PROBLEM DETAILS = From the records, pick out and copy each line containing "ConstI".

INPUT DATA =

==*==

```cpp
__device__ __forceinline__ void persist_walk_v(const PersistArgs& pa, const ConvArgs* table) {
  extern __shared__ __attribute__((aligned(16))) char smem[];
  const int nwg = gridDim.x;
  const int lid = ((int)blockIdx.x & 7) * (nwg >> 3) + ((int)blockIdx.x >> 3);
  const int rh = lid & 1, ct = (lid >> 1) & 1, group = lid >> 2;
  const bool fence = xcc_rendezvous<4>(pa.xcc_of, lid, pa.xcc_of + nwg, pa.host_err);
  {
    typedef const __attribute__((address_space(4))) int ConstI;
    const int* skip = table[0].skip;
    if (skip && *(ConstI*)skip) return;
  }
  const int n_groups = nwg >> 2;
  for (int b = group; b < pa.batch; b += 2 * n_groups) {
    const int n_interleaved = b + n_groups < pa.batch ? 2 : 1;
    int prev_combine = 0;
    for (int l = 0; l < pa.n_layers; ++l) {
      typedef const __attribute__((address_space(4))) ConvArgs ConstArgs;
      const ConvArgs& a = *(const ConvArgs*)((ConstArgs*)table + l);
      if (l + 1 < pa.n_layers && threadIdx.x < (sizeof(ConvArgs) + 63) / 64) {
        const unsigned v = __builtin_nontemporal_load((const unsigned*)&table[l + 1] + threadIdx.x * 16);
        asm volatile("" ::"v"(v));
      }
      const float* src = uniform_ptr(a.src1);
      const float* u = uniform_ptr(a.w_wino);
      const int qin = a.qin, qout = a.qout;
#pragma unroll 1
      for (int s = 0; s < n_interleaved; ++s) {
        const int bs = __builtin_amdgcn_readfirstlane(b + s * n_groups);
        PersistHook hk = {pa.done + (size_t)bs * kDoneStride, (unsigned)l, (lid & 3) * 4, pa.xcc_of + nwg, pa.host_err, fence,
                          pa.out_nchw, nullptr, pa.batch, l == 0, n_interleaved == 1, true, false,
                          pa.sleep6 + (prev_combine == 1 ? pa.sleep6_combine : 0), nullptr, (unsigned)l};
        if (qout == 16) {
          if (qin == 16) wino_layer<4, false, true, 16>(src, u, 16, a, bs, ct, rh, smem, hk);
          else           wino_layer<8, false, true, 16>(src, u, 32, a, bs, ct, rh, smem, hk);
// ... 554 lines not shown
```

Before: 468,700 latent frames/s.

## Stream Winograd weights directly into MFMA wave registers instead of staging via LDS

Removes the double-buffered LDS staging of the transformed weights U, which producer waves previously DMA'd into shared memory. The MFMA waves now load U straight from global memory with buffer loads into an 8-entry register ring prefetched ahead of use. This frees 64 KB of LDS, possibly allowing more occupancy, and removes LDS read traffic and producer DMA work. In exchange the consumer waves take on global-load latency and extra VGPR pressure, and each wave redundantly fetches weights that were previously shared across waves.

After: 488,900 latent frames/s, median of 6. 1.04x the previous value.

```diff
diff --git a/ode-rl_amd/csrc/conv_wino.hip b/ode-rl_amd/csrc/conv_wino.hip
--- a/ode-rl_amd/csrc/conv_wino.hip
+++ b/ode-rl_amd/csrc/conv_wino.hip
@@ -9,7 +9,12 @@
 constexpr int kWU = 32 * 1024;
 constexpr int kWRaw = 16 * 1024;
 constexpr int kWV = 32 * 1024;
-constexpr int kWinoLds = 2 * kWU + 2 * kWRaw + 2 * kWV;
+constexpr int kWinoLds = 2 * kWRaw + 2 * kWV;
+constexpr int kUAhead = 8;
+
+__device__ __forceinline__ f32x4 load_u(__amdgpu_buffer_rsrc_t r, int voffset, int soffset) {
+  return __builtin_bit_cast(f32x4, __builtin_amdgcn_raw_buffer_load_b128(r, voffset, soffset, 0));
+}
 
 __device__ __forceinline__ f32x4 pk_sub(f32x4 a, f32x4 b) {
   typedef float f32x2 __attribute__((ext_vector_type(2)));
@@ -149,10 +154,10 @@
 __device__ __forceinline__ void wino_layer(const float* __restrict__ p_src, const float* __restrict__ p_u, int p_qin, const ConvArgs& a,
                                            int b, int ct, int rh, char* smem, const PersistHook& hk) {
   static_assert(!PERSIST || (NCHUNK % 2 == 0), "the layer-to-layer LDS hand-over assumes an even chunk count");
+  static_assert(kUAhead % 2 == 0 && kUAhead <= 16, "the U ring is refilled a pair of positions at a time");
   constexpr int kRawAux = PERSIST ? 16 : 0;
-  char* const Ub = smem;
-  char* const Rb = smem + 2 * kWU;
-  char* const Vb = smem + 2 * kWU + 2 * kWRaw;
+  char* const Rb = smem;
+  char* const Vb = smem + 2 * kWRaw;
   Stamps st(a, (DBG && (a.debug & 16)) ? 256 : (DBG ? 0 : -1));
   st.take(0);
   const int tid = threadIdx.x;
@@ -166,8 +171,6 @@
 
   if (wave >= 4) {
     const int pw = wave - 4, ptid = tid - 256;
-    const unsigned u_tile_bytes = (unsigned)nchunk * kWU;
-    const __amdgpu_buffer_rsrc_t ru = make_rsrc((const char*)p_u + (size_t)ct * u_tile_bytes, u_tile_bytes);
     const __amdgpu_buffer_rsrc_t rx = make_rsrc((const char*)p_src + (size_t)b * p_qin * kQuadBytes, (unsigned)p_qin * kQuadBytes);
     int vr[4];
 #pragma unroll
@@ -178,14 +181,6 @@
       const int irow = r0 - 1 + row, col = pc - 1;
       vr[p] = (s < 200 && w < 18 && irow >= 0 && irow < kHW && col >= 0 && col < kHW) ? irow * 256 + col * 16 : kOobOffset;
     }
-    const int vw = lane * 16;
-    auto issue_u = [&](int c, int buf) {
-#pragma unroll
-      for (int g = 0; g < 8; ++g) {
-        const int p = pw * 8 + g;
-        dma16(ru, Ub + buf * kWU + p * 1024, vw, (c * 32 + p) * 1024);
-      }
-    };
     auto issue_raw = [&](int c, int buf) {
 #pragma unroll
       for (int p = 0; p < 4; ++p)
@@ -237,7 +232,6 @@
 
     if (PERSIST) {
       if (pw == 0) pstamp(hk, 0, lane);
-      issue_u(0, 0);
       if (!hk.first) {
         if (hk.solo && hk.wait_target == hk.target)
           for (int i = 0; i < hk.sleep6; ++i) __builtin_amdgcn_s_sleep(6);
@@ -252,27 +246,23 @@
       if (pw == 0) pstamp(hk, 3, lane);
     } else if (!skip && !dbg_noprod) {
       issue_raw(0, 0);
-      issue_u(0, 0);
       if (nchunk > 1) issue_raw(1, 1);
-      if (nchunk > 1) wait_vmcnt<12>(); else wait_vmcnt<8>();
+      if (nchunk > 1) wait_vmcnt<4>(); else wait_vmcnt<0>();
       transform(0, 0);
-      if (nchunk > 1) wait_vmcnt<4>(); else wait_vmcnt<0>();
     }
     st.take(2);
 #pragma unroll
     for (int c = 0; c < nchunk; ++c) {
       __builtin_amdgcn_s_barrier();
       if (!skip && !dbg_noprod && c + 1 < nchunk) {
-        if (!dbg_nodma) issue_u(c + 1, (c + 1) & 1);
         if (c + 2 < nchunk) {
           if (PERSIST && c == 0 && !hk.first && hk.split_wait) wait_done(hk, 0x8, 0x8);
           if (!dbg_nodma) issue_raw(c + 2, c & 1);
-          wait_vmcnt<12>();
+          wait_vmcnt<4>();
         } else {
-          wait_vmcnt<8>();
+          wait_vmcnt<0>();
         }
         if (!dbg_notr) transform((c + 1) & 1, (c + 1) & 1);
-        if (c + 2 < nchunk) wait_vmcnt<4>(); else wait_vmcnt<0>();
       }
       if (c < 4) st.take(3 + c);
     }
@@ -287,6 +277,15 @@
   for (int x = 0; x < 16; ++x) acc[x] = f32x4{0.f, 0.f, 0.f, 0.f};
   const int u_off = kq * 512 + (ch * 16 + i16) * 16;
   const int v_off = kq * 512 + (thh * 16 + i16) * 16;
+  constexpr int kG = 16 * NCHUNK;
+  const bool dbg_nou = dbg_noprod || dbg_nodma;
+  const __amdgpu_buffer_rsrc_t ru = make_rsrc((const char*)p_u + (size_t)ct * (NCHUNK * kWU), (unsigned)NCHUNK * kWU);
+  f32x4 uw[kUAhead];
+#pragma unroll
+  for (int g = 0; g < kUAhead; ++g) {
+    if (skip || dbg_nou) uw[g] = f32x4{1.f, 1.f, 1.f, 1.f};
+    else uw[g] = load_u(ru, u_off, g * 2048);
+  }
   const int Q = ct * 8 + ch * 4 + kq;
   f32x4 bias4 = {0.f, 0.f, 0.f, 0.f};
   if (a.bias) bias4 = *(const f32x4*)(a.bias + Q * 4);
@@ -445,17 +444,20 @@
     __builtin_amdgcn_s_barrier();
     if (PERSIST && c == 0 && wave == 0) pstamp(hk, 4, lane);
     if (!skip && !dbg_nomfma) {
-      const char* u = Ub + (c & 1) * kWU + u_off;
       const char* v = Vb + (c & 1) * kWV + v_off;
-      f32x4 w0 = *(const f32x4*)(u), x0 = *(const f32x4*)(v), w1 = *(const f32x4*)(u + 2048), x1 = *(const f32x4*)(v + 2048);
-      f32x4 w0n, x0n, w1n, x1n;
+      f32x4 x0 = *(const f32x4*)(v), x1 = *(const f32x4*)(v + 2048);
+      f32x4 x0n, x1n;
 #pragma unroll
       for (int x = 0; x < 16; x += 2) {
+        const int g = c * 16 + x, s0 = g % kUAhead, s1 = (g + 1) % kUAhead;
+        const f32x4 w0 = uw[s0], w1 = uw[s1];
         if (x + 2 < 16) {
-          w0n = *(const f32x4*)(u + (x + 2) * 2048);
           x0n = *(const f32x4*)(v + (x + 2) * 2048);
-          w1n = *(const f32x4*)(u + (x + 3) * 2048);
           x1n = *(const f32x4*)(v + (x + 3) * 2048);
+        }
+        if (g + kUAhead < kG && !dbg_nou) {
+          uw[s0] = load_u(ru, u_off, (g + kUAhead) * 2048);
+          uw[s1] = load_u(ru, u_off, (g + kUAhead + 1) * 2048);
         }
         acc[x] = __builtin_amdgcn_mfma_f32_16x16x4f32(w0.x, x0.x, acc[x], 0, 0, 0);
         acc[x + 1] = __builtin_amdgcn_mfma_f32_16x16x4f32(w1.x, x1.x, acc[x + 1], 0, 0, 0);
@@ -465,9 +467,10 @@
         acc[x + 1] = __builtin_amdgcn_mfma_f32_16x16x4f32(w1.z, x1.z, acc[x + 1], 0, 0, 0);
         acc[x] = __builtin_amdgcn_mfma_f32_16x16x4f32(w0.w, x0.w, acc[x], 0, 0, 0);
         acc[x + 1] = __builtin_amdgcn_mfma_f32_16x16x4f32(w1.w, x1.w, acc[x + 1], 0, 0, 0);
-        w0 = w0n; x0 = x0n; w1 = w1n; x1 = x1n;
+        x0 = x0n; x1 = x1n;
         __builtin_amdgcn_sched_group_barrier(0x008, 1, 0);
-        __builtin_amdgcn_sched_group_barrier(0x100, 4, 0);
+        __builtin_amdgcn_sched_group_barrier(0x100, 2, 0);
+        __builtin_amdgcn_sched_group_barrier(0x020, 2, 0);
         __builtin_amdgcn_sched_group_barrier(0x008, 7, 0);
         __builtin_amdgcn_sched_barrier(0);
       }
```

==*==

RESULT FOR THIS EXERCISE =
    typedef const __attribute__((address_space(4))) int ConstI;
    if (skip && *(ConstI*)skip) return;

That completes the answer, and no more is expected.